Nel 1855 spinto da un fortissimo amore verso la nostra madonna delle Grazie dà alle stampe, nel 1855, presso la Tipografia Grossi dell’Aquila il suo pregevolissimo lavoro dal titolo :” RACCOLTA DE’ PORTENTI E MIRACOLI/FATTI DALLA MADONNA DELLE GRAZIE/LA DI CUI SACRA IMMAGINE SI VENERA/NELLA TERRA DI CERCHIO/COMPILATA A SUA DEVOZIONE/DA BENEDETTO D’AMORE “(8).
Nel 1993 fu pubblicato postumo nel Bullettino della deputazione Abruzzese di Storia Patria (9) dal medico Dott. Angelo Di Gennaro un lavoro inedito e scientifico del Nostro dal titolo : “ COME SI UCCIDE IN MEDICINA/Memoria sull’epidemia di Scanno/ricorsa nel mese di novembre 1835 fino a maggio 1836/” a cura di/Angelo Di Gennaro. Quest’opera era già pronta per essere data alle stampe il primo dicembre 1837. Non siamo riusciti a capire perché il mio prozio, Benedetto D’Amore ( era il fratello del mio trisavolo Domenico D’Amore, nato a Cerchio il 26.1.1798 ed ivi deceduto il 9.1.1879 ) non diede alle stampe il sopramenzionato pregevole lavoro e perché lasciò il manoscritto in Scanno.
Il citato manoscritto dal titolo esatto : “ Memoria/sull’Epidemia di Scanno ricorsa/nel mese 9bre 1835 fino a Maggio 1836/del Dottore/Benedetto d’Amore” (10) si conserva nel Museo Civico di Cerchio ( è stato donato dal menzionato Dott. Angelo Di Gennaro il 1° Settembre 1996 in occasione della presentazione del mio lavoro : “ Storia della Madonna delle Grazie/in Cerchio (Aq)/(documenti)”, s.c.e. (ma G. De Cristofano Editore Roma ) , 1996. Nel retro della copertina si legge :
“ Memoria/Sull’Epidemia di Scanno/di/Benedetto d’Amore/Dottore in Medicina, e Chirurgia/quod vidi scripsi/Stork/Aquila/Dalla Tipografia di…..(sic)/1837”
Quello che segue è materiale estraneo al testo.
inline int dot_dev(isph_ctx *ctx, int n, const double *a, const double *b, const double *c, const double *d, int slot) {
  const int g = stream_grid(n);
  hipLaunchKernelGGL(k_dot2, dim3(g), dim3(kBlock), 0, ctx->stream, n, a, b, c, d, ctx->partial.p);
  hipLaunchKernelGGL(k_reduce_partials, dim3(2), dim3(kBlock), 0, ctx->stream, 2, g, ctx->partial.p, ctx->dscal.p + slot);
  return allreduce_inplace(ctx, ctx->dscal.p + slot, 2);
}

inline int norm_host(isph_ctx *ctx, int n, const double *v, double *out) {
  ISPH_CHECK(dot_dev(ctx, n, v, v, nullptr, nullptr, SC_MISC + 4));
  ISPH_CHECK(fetch_scalars(ctx, SC_MISC + 4, 1));
  *out = std::sqrt(ctx->hscal[SC_MISC + 4]);
  return ISPH_SUCCESS;
}

inline int residual_norm(isph_ctx *ctx, int n, const double *b, double *w, double *out) {
  hipLaunchKernelGGL(k_residual, dim3(stream_grid(n)), dim3(kBlock), 0, ctx->stream, n, b, w);
  return norm_host(ctx, n, w, out);
}

inline int upload_y(isph_ctx *ctx, GmresCycle &c, int mb = 0) {
  std::copy_n(c.solve(), c.j, ctx->hscal + mb + SC_Y);
  ISPH_CHECK_HIP(hipMemcpyAsync(ctx->dscal.p + mb + SC_Y, ctx->hscal + mb + SC_Y, sizeof(double) * (size_t)c.j, hipMemcpyHostToDevice, ctx->stream));
  return ISPH_SUCCESS;
}

inline int project_dev(isph_ctx *ctx, int n, const double *nvec, double *v) {
  ISPH_CHECK(dot_dev(ctx, n, v, nvec, nullptr, nullptr, SC_MISC + 2));
  hipLaunchKernelGGL(k_axpy_dev, dim3(stream_grid(n)), dim3(kBlock), 0, ctx->stream, n, -1.0, ctx->dscal.p + SC_MISC + 2,
                     nvec, v);
  return ISPH_SUCCESS;
}

inline int cgs_pass(isph_ctx *ctx, int n, int nk, const double *V, long long ld, double *w) {
  int g = stream_grid(n);
  if (g > 1024) g = 1024;
  ISPH_CHECK(ctx->partial.reserve((size_t)(nk + 2) * kMaxRedBlocks > (size_t)kMaxRedBlocks * 66 ? (size_t)(nk + 2) * kMaxRedBlocks : (size_t)kMaxRedBlocks * 66));
  hipLaunchKernelGGL((k_multi_dot<1>), dim3(g), dim3(kBlock), 0, ctx->stream, n, nk, V, ld, w, ctx->partial.p);
  hipLaunchKernelGGL(k_reduce_partials, dim3(nk + 1), dim3(kBlock), 0, ctx->stream, nk + 1, g, ctx->partial.p,
                     ctx->dscal.p + SC_DOT);
  ISPH_CHECK(allreduce_inplace(ctx, ctx->dscal.p + SC_DOT, nk + 1));
  const int g2 = stream_grid(n);
  hipLaunchKernelGGL(k_multi_axpy_norm<double>, dim3(g2), dim3(kBlock), 0, ctx->stream, n, nk, V, ld, ctx->dscal.p + SC_DOT, w,
                     ctx->partial.p);
  hipLaunchKernelGGL(k_reduce_partials, dim3(1), dim3(kBlock), 0, ctx->stream, 1, g2, ctx->partial.p,
                     ctx->dscal.p + SC_DOT + nk + 1);
  ISPH_CHECK(allreduce_inplace(ctx, ctx->dscal.p + SC_DOT + nk + 1, 1));
  ISPH_CHECK_HIP(hipGetLastError());
  return fetch_scalars(ctx, SC_DOT, nk + 2);
}

enum { SC_ORTHO = SC_MISC + 20 };
template <typename BT>
inline int ortho_enqueue(isph_ctx *ctx, int n, int nk, const BT *V, long long ld, double *w, int ortho,
                         typename BasisVec<BT>::out vnext, bool deflate = false, int mb = 0) {
  int g = stream_grid(n);
  if (g > 1024) g = 1024;
  ISPH_CHECK(ctx->partial.reserve((size_t)kMaxRedBlocks * 66));
  hipStream_t st = ctx->stream;
  if (sizeof(BT) == 4)
    ISPH_REQUIRE((reinterpret_cast<uintptr_t>(w) & 15) == 0 && (reinterpret_cast<uintptr_t>(V) & 7) == 0 && ld % 2 == 0,
                 "basis_bits = 32: the Krylov vectors must be 16-byte aligned");
  double *dh1 = ctx->dscal.p + mb + SC_DOT, *dh2 = ctx->dscal.p + mb + SC_Y, *dor = ctx->dscal.p + mb + SC_ORTHO;
  constexpr int dot_grid = 512;
  if (g > dot_grid) g = dot_grid;
  {
    ProfScope prof(ctx, PROF_MULTI_DOT);
    if ((reinterpret_cast<uintptr_t>(w) & 15) == 0 && (reinterpret_cast<uintptr_t>(V) & 15) == 0)
      hipLaunchKernelGGL(k_multi_dot_v2<BT>, dim3(g), dim3(kBlock), 0, st, n, nk, V, ld, w, ctx->partial.p);
    else
      hipLaunchKernelGGL((k_multi_dot<2, BT>), dim3(g), dim3(kBlock), 0, st, n, nk, V, ld, w, ctx->partial.p);
  }
  hipLaunchKernelGGL(k_reduce_partials, dim3(nk + 1), dim3(kBlock), 0, st, nk + 1, g, ctx->partial.p, dh1,
                     (const double *)nullptr);
  ISPH_CHECK(allreduce_inplace(ctx, dh1, nk + 1));
  {
    ProfScope prof(ctx, PROF_MULTI_AXPY_DOT);
    if (nk <= 16)
      hipLaunchKernelGGL((k_multi_axpy_dot<16, BT>), dim3(g), dim3(kBlock), 0, st, n, nk, V, ld, dh1, w, ctx->partial.p);
    else if (nk <= 32)
      hipLaunchKernelGGL((k_multi_axpy_dot<32, BT>), dim3(g), dim3(kBlock), 0, st, n, nk, V, ld, dh1, w, ctx->partial.p);
    else if (nk <= 48)
      hipLaunchKernelGGL((k_multi_axpy_dot<48, BT>), dim3(g), dim3(kBlock), 0, st, n, nk, V, ld, dh1, w, ctx->partial.p);
    else
      hipLaunchKernelGGL((k_multi_axpy_dot<64, BT>), dim3(g), dim3(kBlock), 0, st, n, nk, V, ld, dh1, w, ctx->partial.p);
  }
  hipLaunchKernelGGL(k_reduce_partials, dim3(nk + 1), dim3(kBlock), 0, st, nk + 1, g, ctx->partial.p, dh2,
                     (const double *)nullptr);
  ISPH_CHECK(allreduce_inplace(ctx, dh2, nk + 1));
  const int g2 = stream_grid(n);
  {
    ProfScope prof(ctx, PROF_MULTI_AXPY_NORM);
    hipLaunchKernelGGL(k_multi_axpy_norm<BT>, dim3(g2), dim3(kBlock), 0, st, n, nk, V, ld, (const double *)dh2, w, ctx->partial.p,
                       (const double *)(dh1 + nk), deflate ? (const double *)dh1 : (const double *)nullptr, ortho == 1 ? 1 : 0,
                       dor, vnext);
  }
  ISPH_CHECK_HIP(hipGetLastError());
  return ISPH_SUCCESS;
}

inline void ortho_collect(isph_ctx *ctx, int nk, double *h, double *wnorm, int mb = 0) {
  const double *hs = ctx->hscal + mb;
  const bool second = hs[SC_ORTHO] != 0.0;
  if (second) ++ctx->stat_reorth;
  for (int k = 0; k < nk; ++k) h[k] = hs[SC_DOT + k] + (second ? hs[SC_Y + k] : 0.0);
  *wnorm = std::sqrt(hs[SC_ORTHO + 1]);
}

inline int orthogonalize(isph_ctx *ctx, int n, int j, const double *V, long long ld, double *w, double *h, int ortho,
                         double *wnorm) {
  const int nk = j + 1;
  for (int k = 0; k < nk; ++k) h[k] = 0.0;
  if (ortho == 2) {
    double nn = 0.0;
    for (int pass = 0; pass < 2; ++pass)
      for (int k = 0; k < nk; ++k) {
        ISPH_CHECK(cgs_pass(ctx, n, 1, V + (long long)k * ld, ld, w));
        h[k] += ctx->hscal[SC_DOT];
        nn = ctx->hscal[SC_DOT + 2];
      }
    *wnorm = std::sqrt(nn);
    return ISPH_SUCCESS;
  }
  ISPH_CHECK(ortho_enqueue<double>(ctx, n, nk, V, ld, w, ortho, nullptr));
  ISPH_CHECK(fetch_scalars(ctx, 0, SC_COUNT));
  ortho_collect(ctx, nk, h, wnorm);
  return ISPH_SUCCESS;
}

inline int basis_bits_of(const isph_solver_params *prm, int *bits) {
  *bits = prm->basis_bits == 0 ? 64 : prm->basis_bits;
  ISPH_REQUIRE(*bits == 64 || *bits == 32, "basis_bits must be 64 (0 means the same) or 32");
  return ISPH_SUCCESS;
}

template <typename BT>
inline int gmres_t(const LinOp &op, const double *b, double *x, const isph_solver_params *prm, isph_solve_info *info) {
  constexpr bool f32 = std::is_same<BT, float>::value;
  isph_ctx *ctx = op.ctx;
  const int n = op.n, m = prm->num_blocks;
  ISPH_REQUIRE(m >= 1 && m <= 62, "Num Blocks must be in [1,62]");
  const long long ld = ((long long)n + 63) / 64 * 64;
  const bool deflate = !f32 && op.nvec != nullptr && !op.blk && prm->ortho != 2;
  if (f32) {
    ctx->V.release();
    ISPH_CHECK(ctx->V32.reserve((size_t)ld * (size_t)(m + 1)));
    ISPH_CHECK(ctx->vcur.reserve((size_t)ld));
  } else {
    ctx->V32.release();
    ctx->vcur.release();
    ISPH_CHECK(ctx->V.reserve((size_t)ld * (size_t)(m + 2)));
  }
  if (prm->flexible) ISPH_CHECK(ctx->Z.reserve((size_t)ld * (size_t)m));
  ISPH_CHECK(ctx->wv.reserve((size_t)ld));
  ISPH_CHECK(ctx->tv.reserve((size_t)ld));
  BT *Vall, *V;
  if constexpr (f32) Vall = V = ctx->V32.p;
  else { Vall = ctx->V.p; V = ctx->V.p + (deflate ? ld : 0); }
  double *Z = ctx->Z.p, *w = ctx->wv.p, *t = ctx->tv.p, *vcur = ctx->vcur.p;
  auto column = [&](int col) -> typename BasisVec<BT>::out {
    if constexpr (f32) return BasisOut32{V + (long long)col * ld, vcur};
    else return V + (long long)col * ld;
  };
  if constexpr (!f32)
    if (deflate)
    ISPH_CHECK_HIP(hipMemcpyAsync(Vall, op.nvec, sizeof(double) * (size_t)n, hipMemcpyDeviceToDevice, ctx->stream));
  GmresCycle c;
  c.reset(m);
  const int sg = stream_grid(n);
  hipStream_t st = ctx->stream;

  ISPH_CHECK(op.apply(x, w));
  ISPH_CHECK(residual_norm(ctx, n, b, w, &c.beta));
  c.scale = c.beta == 0.0 ? 1.0 : c.beta;
  info->iters = 0;
  info->restarts = 0;
  info->residual_restarts = 0;
  info->converged = 0;
  info->rel_res_implicit = c.beta / c.scale;
  if (c.beta / c.scale <= prm->tol) info->converged = 1;

  while (!info->converged && info->iters < prm->max_iters) {
    hipLaunchKernelGGL(k_scale_copy<BT>, dim3(sg), dim3(kBlock), 0, st, n, (const double *)w, column(0), 1.0 / c.beta, (const double *)nullptr, 0);
    c.start();
    auto enqueue_op = [&](int col) -> int {
      const double *zj, *vj;
      if constexpr (f32) vj = vcur;
      else vj = V + (long long)col * ld;
      if (prm->flexible) {
        ISPH_CHECK(op.prec(vj, Z + (long long)col * ld));
        zj = Z + (long long)col * ld;
      } else {
        ISPH_CHECK(op.prec(vj, t));
        zj = t;
      }
      return deflate ? spmv_dev(ctx, op.A, zj, w, nullptr) : op.apply(zj, w);
    };
    bool op_queued = false;
    while (c.j < m) {
      const int j = c.j;
      if (!op_queued) ISPH_CHECK(enqueue_op(j));
      op_queued = false;
      double *h = c.column();
      double wn = 0.0;
      if (prm->ortho == 2) {
        if constexpr (!f32) {
          ISPH_CHECK(orthogonalize(ctx, n, j, V, ld, w, h, prm->ortho, &wn));
          if (wn != 0.0)
            hipLaunchKernelGGL(k_scale_copy<double>, dim3(sg), dim3(kBlock), 0, st, n, w, V + (long long)(j + 1) * ld, 1.0 / wn,
                               (const double *)nullptr, 0);
        }
      } else {
        const int nkt = j + 1 + (deflate ? 1 : 0);
        ISPH_CHECK(ortho_enqueue<BT>(ctx, n, nkt, Vall, ld, w, prm->ortho, column(j + 1), deflate));
        ISPH_CHECK_HIP(hipMemcpyAsync(ctx->hscal, ctx->dscal.p, sizeof(double) * SC_COUNT, hipMemcpyDeviceToHost, st));
        ISPH_CHECK_HIP(hipEventRecord(ctx->ev_fetch, st));
        if (j + 1 < m && info->iters + 1 < prm->max_iters) {
          ISPH_CHECK(enqueue_op(j + 1));
          op_queued = true;
        }
        ISPH_CHECK_HIP(hipEventSynchronize(ctx->ev_fetch));
        if (deflate) {
          double hh[66];
          ortho_collect(ctx, nkt, hh, &wn);
          for (int k = 0; k <= j; ++k) h[k] = hh[k + 1];
        } else {
          ortho_collect(ctx, nkt, h, &wn);
        }
      }
      h[j + 1] = wn;
      ++info->iters;
      info->rel_res_implicit = c.push() / c.scale;
      if (prm->verbose && ctx->rank == 0 && info->iters % 10 == 0)
        printf(">> isph::gmres iter %d  rel res %.3e\n", info->iters, info->rel_res_implicit);
      if (info->rel_res_implicit <= prm->tol) { info->converged = 1; break; }
      if (info->iters >= prm->max_iters) break;
    }
    const int j = c.j;
    ISPH_CHECK(upload_y(ctx, c));
    if (prm->flexible) {
      hipLaunchKernelGGL(k_multi_axpy<double>, dim3(sg), dim3(kBlock), 0, st, n, j, Z, ld, ctx->dscal.p + SC_Y, x);
    } else {
      hipLaunchKernelGGL(k_fill, dim3(sg), dim3(kBlock), 0, st, n, w, 0.0);
      hipLaunchKernelGGL(k_multi_axpy<BT>, dim3(sg), dim3(kBlock), 0, st, n, j, (const BT *)V, ld, (const double *)(ctx->dscal.p + SC_Y), w);
      ISPH_CHECK(op.prec(w, t));
      hipLaunchKernelGGL(k_axpy_dev, dim3(sg), dim3(kBlock), 0, st, n, 1.0, (const double *)nullptr, t, x);
    }
    ISPH_CHECK_HIP(hipStreamSynchronize(st));
    if (!gmres_after_update(f32, *info, prm->max_iters, prm->max_restarts)) break;
    ISPH_CHECK(op.apply(x, w));
    ISPH_CHECK(residual_norm(ctx, n, b, w, &c.beta));
    if (!gmres_after_residual(f32, *info, prm->max_iters, prm->max_restarts, c.beta, c.scale, prm->tol)) break;
  }
  ISPH_CHECK_HIP(hipGetLastError());
  return ISPH_SUCCESS;
}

E alle prime 3 pagine apprendiamo:
“All’Illustrissimo Signore/D. Luigi Petrini/Profes:[sor]e di Chirurgia teorica e pratica,/e di Ostetricia nel/Real Liceo di Aquila/Signore/Spinto io publicare la presente memoria ho/l’nore offrirl’a Voi o mio Precettore, in contrasse=/gno di tanta mia gratitudine, che p[er] voi nudro, come/alunno vostro. Quindi con quella stessa bontà che/usaste nell’ammaestrarmi ed istruirmi sulle Scienze/filosofo mediche, delle quali siete molt’onoratoto, e p[er]/esse distinto, accetterete questa qualsiasi opera del/tenue ingegno mio, la quale puol dirsi frutto de’/vostri savj insegnamenti./Non isdegnate pertanto di accogliere quest’atto/di riconoscenza, che è il solo che può offrirvi il/Scanno 1 Dicemb:[re] 1837/Vostr:[o] Div:[oto] S.[er]vo, ed Allievo/Benedetto d’Amore /
Avvertimento/dell’Autore/a chi legge/Per far onoranza alla verità, ed affinchè l’errore o/l’equivoco non ottenebri la chiara luce di lei; affinchè/la stima che tutte le Nazioni serbano all’inoculazione/vaccinica, come mezzo preservativo del vajuolo arabo/maggiormente si consolidi; affinchè cessino una volta/i detrattori, e su le calunnie di essi, e su i prestigi/popolari la verità trionfi, il dovere m’impone racco=/mandare alla tenerezza paterna, alla saviezza de’ Filo=/fi la presente memoria, riguardante la ricorsa epide=/mia di Scanno, comprovante essere stata essa di asso=/luta Varicella, di un principio, sui generis, senza aver a che fare col vajuolo arabo, e che la morte di più in=/dividui nel corso suo, avvenuta sia p[er] altre ragioni, e/non p[er] tirannia del male. Cio dimostrando non farà/meraviglia, se dietro l’avviso del Real (è scritto sopra n.d.a.) Profeta: orascimini/et nolite peccare, io mi stia servendo delle armi/solite ad adoprarsi dagli Uomini saggi in simili rin=/contri:Questo serve a fortificare non pure me stesso/avverso quakunque ricercata contradizione, che pos=/sa occorrere, ma eziandio illuminare l’ingnoranza/ de’ Popoli, ritarre i sedotti dall’errore, garantire l’es=/perienza, e l’osservazione di tanti sommi pratici, e ri=/chiamare a dovere gli empirici superbi; quali senza/medico discernimento/nell’osservare le infermità for=/mano de’ giudizi erronei, cause di tante cure abortive,/e quel ch’è peggio della morte di tant’infelici, riem=/piendo di terrore le popolazion’intere, col giudica=/re un male p[er] un altro, un benigno esantema per/grave, come nel nostro caso, una semplice varicella/p[er] vajuolo arabo, e quel che più monta, anche ma=/ligmo./Sarommi contento alle mie penose elucubrazioni,/ove sia rimeritato da Dotti di loro approvazione/dess’essermi attenuto al vero, e dalla Società di aver fu=/gato l’errore, ch’è il tarlo del roditore di sue fondament=/ta, quand’anche un solo ne fosse.[…]”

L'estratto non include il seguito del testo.